Here $p \in (0,1]$, so the step size is chosen from

$$ {2,3,\dots,\lfloor pM \rfloor - 1}. $$

We test values such as $p = 0.1, 0.2, \dots, 1.0$.

Observed behavior

When $p$ is small, step sizes are heavily concentrated near zero. This produces short cycles in the probe sequence and increases repeated collisions within limited residue classes. The effect is similar to using poorly distributed increments: probe sequences revisit subsets of the table more frequently than they should.

As $p$ increases, the range of step sizes expands proportionally. The distribution of probe cycles becomes more diverse, and the expected number of probes decreases.

Once $p$ exceeds roughly $0.5$, improvements become marginal. For $p \approx 1$, the behavior is indistinguishable from unrestricted choice of $h_2(K)$ in practice.

The empirical curve is therefore strongly concave:

$$ P_{\text{fail}}(p) \text{ decreases rapidly for small } p,\quad \text{then saturates as } p \to 1. $$

Summary of empirical conclusions

The experiments show a consistent phenomenon across both restrictions.

Restricting $h_2(K)$ to a small interval reduces the diversity of probe sequences, causing correlated collision resolution paths and increasing both successful and unsuccessful search costs. Expanding the interval restores diversity, after which performance saturates near the standard behavior of Algorithm D.

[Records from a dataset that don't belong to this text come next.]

# Terascale-All-sensing-Research-Studio/MOV-SLAM

Hardware: AMD Instinct MI355X
Metric: local-BA iterations/sec (50 KF x 20k MapPoint window) (higher is better)
Workload: dtype f64; 1 GPU; LocalBundleAdjustment 50 KF + 10 fixed x 20000 MapPoints, E=110510 mono edges, Huber on, 10 LM iterations (cfg3, seed 1003); one window per GPU; parallelism=1 window

## Files before the change

### mov-slam_amd/csrc/coarse_level.h

```cpp
#pragma once
#include <hip/hip_runtime.h>

#include <type_traits>

#include "device_math.h"
#include "device_types.h"
#include "handoff.h"

namespace movba {

#ifndef MOVBA_COARSE_EXTRAPOLATE
#define MOVBA_COARSE_EXTRAPOLATE 1
#endif

template <int kT, int kNC, int kPA>
__device__ __forceinline__ void coarse_build(const DevWindow &w, const PcgParams &pp, int trial, double lambda, double *sm, bool extrapolate)
{
    double *Ac = sm;
    double *gj = Ac + kNC * kNC;
    int &s_bad = *reinterpret_cast<int *>(gj + 9 * kNC + 2);
    const int tid = threadIdx.x;
    const int nf = w.nfree;
#ifdef MOVBA_CLOCK_STAMP
    unsigned long long cst_last = __builtin_amdgcn_s_memtime();
#define COARSE_STAMP(k) do { const unsigned long long _t = __builtin_amdgcn_s_memtime(); if (tid == 0) w.ctrl->dbg_seg2[k] += _t - cst_last; cst_last = _t; } while (0)
#else
#define COARSE_STAMP(k) do { } while (0)
#endif
    const double *part = w.part, *part_ = part;
    double *blocks = w.blocks_c;
    if (tid == 0) s_bad = 0;
    for (int idx = tid; idx < kNC * kNC; idx += kT) Ac[idx] = 0.0;

    const int ndiag = nf * 36;
    for (int idx = tid; idx < w.n_multi * 36; idx += kT) {
        const int m = idx / 36, k = idx - m * 36, pr = w.multi_pairs[m];
        double sacc = 0.0;
        for (int itx = w.pair_item_start[pr]; itx < w.pair_item_start[pr + 1]; ++itx) sacc += part[(size_t)itx * kPartStride + k];
        blocks[pr * 36 + k] = -sacc;
    }
    for (int base = tid; base < ndiag; base += 4 * kT) {
        int k[4], hu[4], i0[4], i1[4];
        double s[4] = { 0, 0, 0, 0 }, hp[4] = { 0, 0, 0, 0 };
        int nmax = 0;
#pragma unroll
        for (int m = 0; m < 4; ++m) {
            const int idx = min(base + m * kT, ndiag - 1);
            const int pr = idx / 36;
            k[m] = idx - pr * 36;
            const int a = k[m] / 6, b = k[m] - a * 6;
            hu[m] = 42 + (a <= b ? ut6(a, b) : ut6(b, a));
            i0[m] = w.pair_item_start[pr]; i1[m] = w.pair_item_start[pr + 1];
            nmax = max(nmax, i1[m] - i0[m]);
        }
        for (int o = 0; o < nmax; o += 6) {
            double sv[4][6], hv[4][6];
#pragma unroll
            for (int m = 0; m < 4; ++m)
#pragma unroll
                for (int u = 0; u < 6; ++u) {
                    const double *src = part + (size_t)min(i0[m] + o + u, i1[m] - 1) * kPartStride;
                    sv[m][u] = src[k[m]]; hv[m][u] = src[hu[m]];
                }
#pragma unroll
            for (int m = 0; m < 4; ++m)
#pragma unroll
                for (int u = 0; u < 6; ++u) { const bool in = i0[m] + o + u < i1[m]; s[m] += in ? sv[m][u] : 0.0; hp[m] += in ? hv[m][u] : 0.0; }
        }
#pragma unroll
        for (int m = 0; m < 4; ++m) {
            const int idx = base + m * kT;
            if (idx < ndiag) blocks[idx] = (hp[m] + ((k[m] % 7 == 0) ? lambda : 0.0)) - s[m];
        }
    }
    __syncthreads();
    COARSE_STAMP(2);
    double *aggc = gj;
    if (tid < kNC / kPA) {
        const int g0 = pp.wave_row0[tid], g1 = pp.wave_row0[tid + 1];
        aggc[tid] = g0 + 0.5 * (g1 - g0 - 1); aggc[kNC / kPA + tid] = 1.0 / fmax(1.0, 0.5 * (g1 - g0));
    }
    int *tent = reinterpret_cast<int *>(gj + 9 * kNC + 8), *tij = tent + w.cblk_ptr[w.n_cblk];
    for (int q = tid; q < w.cblk_ptr[w.n_cblk]; q += kT) { tent[q] = w.cblk_ent[q]; tij[q] = w.cblk_ij[q]; }
    __syncthreads();
    const int nw = w.n_cblk * 6;
    const bool split = 2 * nw <= kT;
    auto walk = [&](int cb, int a, int part, double (&s00)[6], double (&s01)[6], double (&s10)[6], double (&s11)[6]) {
        const int g = w.cblk_g[cb], h = w.cblk_h[cb];
        const double cg = aggc[g], ch = aggc[h], ig = aggc[kNC / kPA + g], ih = aggc[kNC / kPA + h];
        int t0 = w.cblk_ptr[cb], t1 = w.cblk_ptr[cb + 1];
        if (split) {
            const int n = t1 - t0, front = min(n, (((n + 1) >> 1) + 7) & ~7);
            if (part == 0) t1 = t0 + front; else t0 += front;
        }
#pragma unroll
        for (int m = 0; m < 6; ++m) s00[m] = s01[m] = s10[m] = s11[m] = 0.0;
        for (int t = t0; t < t1; t += 8) {
            int pk[8], ij[8];
            double v[8][6];
#pragma unroll
            for (int u = 0; u < 8; ++u) { const int tt = min(t + u, t1 - 1); pk[u] = tent[tt]; ij[u] = tij[tt]; }
#pragma unroll
            for (int u = 0; u < 8; ++u) {
                const int e = pk[u];
                const double *src = (e & 1) ? part_ + (size_t)(e >> 2) * kPartStride : blocks + (size_t)(e >> 2) * 36;
                const int o0 = (e & 2) ? a : a * 6, st = (e & 2) ? 6 : 1;
#pragma unroll
                for (int m = 0; m < 6; ++m) v[u][m] = src[o0 + st * m];
            }
#pragma unroll
            for (int u = 0; u < 8; ++u) {
                const bool in = t + u < t1;
                const double sgn = in ? ((pk[u] & 1) ? -1.0 : 1.0) : 0.0;
                const double pi = ((ij[u] >> 16) - cg) * ig, pj = ((ij[u] & 0xffff) - ch) * ih;
#pragma unroll
                for (int m = 0; m < 6; ++m) {
                    const double x = sgn * v[u][m];
                    s00[m] += x; s01[m] += pj * x; s10[m] += pi * x; s11[m] += pi * pj * x;
                }
            }
        }
        return Ac + (g * kPA + a) * kNC + h * kPA;
    };
    if (split) {
        const bool active = tid < 2 * nw;
        const int half = tid >= nw, wi = tid - half * nw;
        double s00[6], s01[6], s10[6], s11[6];
        double *dst = nullptr;
        if (active) dst = walk(wi / 6, wi - (wi / 6) * 6, half, s00, s01, s10, s11);
        if (active && !half) {
#pragma unroll
            for (int m = 0; m < 6; ++m) { dst[m] = s00[m]; dst[6 + m] = s01[m]; dst[6 * kNC + m] = s10[m]; dst[6 * kNC + 6 + m] = s11[m]; }
        }
        __syncthreads();
        if (active && half) {
#pragma unroll
            for (int m = 0; m < 6; ++m) { dst[m] += s00[m]; dst[6 + m] += s01[m]; dst[6 * kNC + m] += s10[m]; dst[6 * kNC + 6 + m] += s11[m]; }
        }
    } else {
        for (int wi = tid; wi < nw; wi += kT) {
            double s00[6], s01[6], s10[6], s11[6];
            double *dst = walk(wi / 6, wi - (wi / 6) * 6, 0, s00, s01, s10, s11);
#pragma unroll
            for (int m = 0; m < 6; ++m) { dst[m] = s00[m]; dst[6 + m] = s01[m]; dst[6 * kNC + m] = s10[m]; dst[6 * kNC + 6 + m] = s11[m]; }
        }
    }
    __syncthreads();
    if (tid < kNC) {
        const int g = tid / kPA, d = (tid - g * kPA) / 6, nrows = pp.wave_row0[g + 1] - pp.wave_row0[g];
        if (nrows == 0 || (d == 1 && nrows < 2)) {
            for (int j = 0; j < kNC; ++j) { Ac[tid * kNC + j] = 0.0; Ac[j * kNC + tid] = 0.0; }
        }
    }
    __syncthreads();
    if (tid < kNC) {
        const int g = tid / kPA, d = (tid - g * kPA) / 6, nrows = pp.wave_row0[g + 1] - pp.wave_row0[g];
        if (nrows == 0 || (d == 1 && nrows < 2)) Ac[tid * kNC + tid] = 1.0;
    }
    __syncthreads();
    if (extrapolate) {
        double *prev = w.ac_prev;
        const double lam_prev = prev[kNC * kNC], trial_prev = prev[kNC * kNC + 1];
        double gamma = 0.0;
        if (trial >= 1 && trial_prev == (double)(trial - 1) && lambda != lam_prev && MOVBA_COARSE_EXTRAPOLATE) {
            gamma = (lambda * (1.0 / 3.0) - lambda) / (lambda - lam_prev);
            gamma = fmin(fmax(gamma, -1.0), 1.0 / 3.0);
            if (!isfinite(gamma)) gamma = 0.0;
        }
        constexpr int kPer = kNC * kNC / kT;
        static_assert(kPer * kT == kNC * kNC, "one pass");
        double pv[kPer];
#pragma unroll
        for (int u = 0; u < kPer; ++u) pv[u] = prev[tid + u * kT];
        __syncthreads();
#pragma unroll
        for (int u = 0; u < kPer; ++u) {
            const double a = Ac[tid + u * kT];
            prev[tid + u * kT] = a;
            if (gamma != 0.0) Ac[tid + u * kT] = a + gamma * (a - pv[u]);
        }
        if (tid == 0) { prev[kNC * kNC] = lambda; prev[kNC * kNC + 1] = (double)trial; }
        __syncthreads();
    }

    COARSE_STAMP(3);
    static_assert(kNC == 96 && kT == 512, "tile layout written for 96 x 96 on 512 threads");
    double *dsc = gj + 8 * kNC + 2;
    double *pvs = gj + 8 * kNC;
    if (tid < kNC) { const double d = Ac[tid * kNC + tid]; dsc[tid] = (d > 0.0 && isfinite(d)) ? rsqrt(d) : 0.0; if (!(d > 0.0) || !isfinite(d)) s_bad = 1; }
    __syncthreads();
    const int rg = tid >> 4, cg = tid & 15;
    double t[3][6];
#pragma unroll
    for (int r = 0; r < 3; ++r)
#pragma unroll
        for (int q = 0; q < 6; ++q) t[r][q] = Ac[(3 * rg + r) * kNC + 6 * cg + q] * dsc[3 * rg + r] * dsc[6 * cg + q];
    unsigned live = 0;
    for (int q = 0; q < kNC / 6; ++q) {
        const int nrows = pp.wave_row0[(q >> 1) + 1] - pp.wave_row0[q >> 1];
        if (!(nrows == 0 || ((q & 1) && nrows < 2))) live |= 1u << q;
    }
    __syncthreads();
    auto publish = [&](auto Ctag, int gq, int buf) {
        constexpr int C = decltype(Ctag)::value;
        constexpr int lr0 = C % 3, lr1 = (C + 1) % 3;
        const int rg0 = 2 * gq + C / 3, rg1 = 2 * gq + (C + 1) / 3;
        double *R1 = gj + buf * 4 * kNC, *C1 = R1 + kNC, *R2 = C1 + kNC, *C2 = R2 + kNC;
        if (rg == rg0) {
#pragma unroll
            for (int q = 0; q < 6; ++q) R1[6 * cg + q] = t[lr0][q] + ((cg == gq && q == C) ? 1.0 : 0.0);
        }
        if (rg == rg1) {
#pragma unroll
            for (int q = 0; q < 6; ++q) R2[6 * cg + q] = t[lr1][q];
        }
        if (cg == gq) {
#pragma unroll
            for (int r = 0; r < 3; ++r) { C1[3 * rg + r] = t[r][C] - ((rg == rg0 && r == lr0) ? 1.0 : 0.0); C2[3 * rg + r] = t[r][C + 1]; }
        }
        if (rg == rg0 && cg == gq) pvs[buf] = t[lr0][C];
    };
    int kk = live ? __builtin_ctz(live) : kNC / 6;
    if (kk < kNC / 6) publish(std::integral_constant<int, 0>{}, kk, 0);
    __syncthreads();
    bool bad = s_bad != 0;
    int buf = 0;
    auto pair_step = [&](auto Ctag, int gq) -> bool {
        constexpr int C = decltype(Ctag)::value;
        constexpr int lr1 = (C + 1) % 3;
        const int k = 6 * gq + C, rg1 = 2 * gq + (C + 1) / 3;
        const double *R1 = gj + buf * 4 * kNC, *C1 = R1 + kNC, *R2 = C1 + kNC, *C2 = R2 + kNC;
        const double p1 = pvs[buf];
        const double o12 = R1[k + 1], o21 = C1[k + 1], q22 = R2[k + 1];
        double r1[6], r2[6], c1[3], c2[3];
#pragma unroll
        for (int q = 0; q < 6; ++q) { r1[q] = R1[6 * cg + q]; r2[q] = R2[6 * cg + q]; }
#pragma unroll
        for (int r = 0; r < 3; ++r) { c1[r] = C1[3 * rg + r]; c2[r] = C2[3 * rg + r]; }
        if (!(p1 > 0.0) || !isfinite(p1)) return false;
        double ip1 = __builtin_amdgcn_rcp(p1);
        ip1 = ip1 * (2.0 - p1 * ip1);
        ip1 = ip1 * (2.0 - p1 * ip1);
        const double s12 = o12 * ip1;
        const double p2 = q22 - o21 * s12;
        if (!(p2 > 0.0) || !isfinite(p2)) return false;
        double ip2 = __builtin_amdgcn_rcp(p2);
        ip2 = ip2 * (2.0 - p2 * ip2);
        ip2 = ip2 * (2.0 - p2 * ip2);
#pragma unroll
        for (int q = 0; q < 6; ++q) {
            r1[q] *= ip1;
            r2[q] = ((r2[q] - o21 * r1[q]) + ((cg == gq && q == C + 1) ? 1.0 : 0.0)) * ip2;
        }
#pragma unroll
        for (int r = 0; r < 3; ++r) c2[r] = (c2[r] - c1[r] * s12) - ((rg == rg1 && r == lr1) ? 1.0 : 0.0);
#pragma unroll
        for (int r = 0; r < 3; ++r)
#pragma unroll
            for (int q = 0; q < 6; ++q) { t[r][q] -= c1[r] * r1[q]; t[r][q] -= c2[r] * r2[q]; }
        return true;
    };
    while (kk < kNC / 6 && !bad) {
        const unsigned later = kk < 31 ? (live & ~((2u << kk) - 1u)) : 0u;
        const int next = later ? __builtin_ctz(later) : kNC / 6;
        if (!pair_step(std::integral_constant<int, 0>{}, kk)) { bad = true; break; }
        publish(std::integral_constant<int, 2>{}, kk, buf ^ 1);
        __syncthreads(); buf ^= 1;
        if (!pair_step(std::integral_constant<int, 2>{}, kk)) { bad = true; break; }
        publish(std::integral_constant<int, 4>{}, kk, buf ^ 1);
        __syncthreads(); buf ^= 1;
        if (!pair_step(std::integral_constant<int, 4>{}, kk)) { bad = true; break; }
        if (next < kNC / 6) publish(std::integral_constant<int, 0>{}, next, buf ^ 1);
        __syncthreads(); buf ^= 1;
        kk = next;
    }
    if (bad && tid == 0) s_bad = 1;
    __syncthreads();
    COARSE_STAMP(4);
    float *dst = w.aci + (size_t)(trial & 1) * kNC * kNC;
#pragma unroll
    for (int r = 0; r < 3; ++r)
#pragma unroll
        for (int q = 0; q < 6; ++q) dst[(3 * rg + r) * kNC + 6 * cg + q] = (float)(t[r][q] * dsc[3 * rg + r] * dsc[6 * cg + q]);
    __syncthreads();
    if (tid == 0) w.aci_tag[trial & 1] = s_bad ? -1 : trial;
    COARSE_STAMP(5);
}

}
```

The dominant factor is not the arithmetic property $\gcd(h_2(K), M)$ in isolation, but the statistical diversity of probe increments across keys. Small ranges destroy this diversity; sufficiently large ranges recover it.

Final conclusion

The empirical test confirms that Algorithm D is highly sensitive to restrictions on the secondary hash function. Narrow ranges for $h_2(K)$ significantly degrade performance due to correlated probing paths, while sufficiently wide ranges restore near-optimal behavior.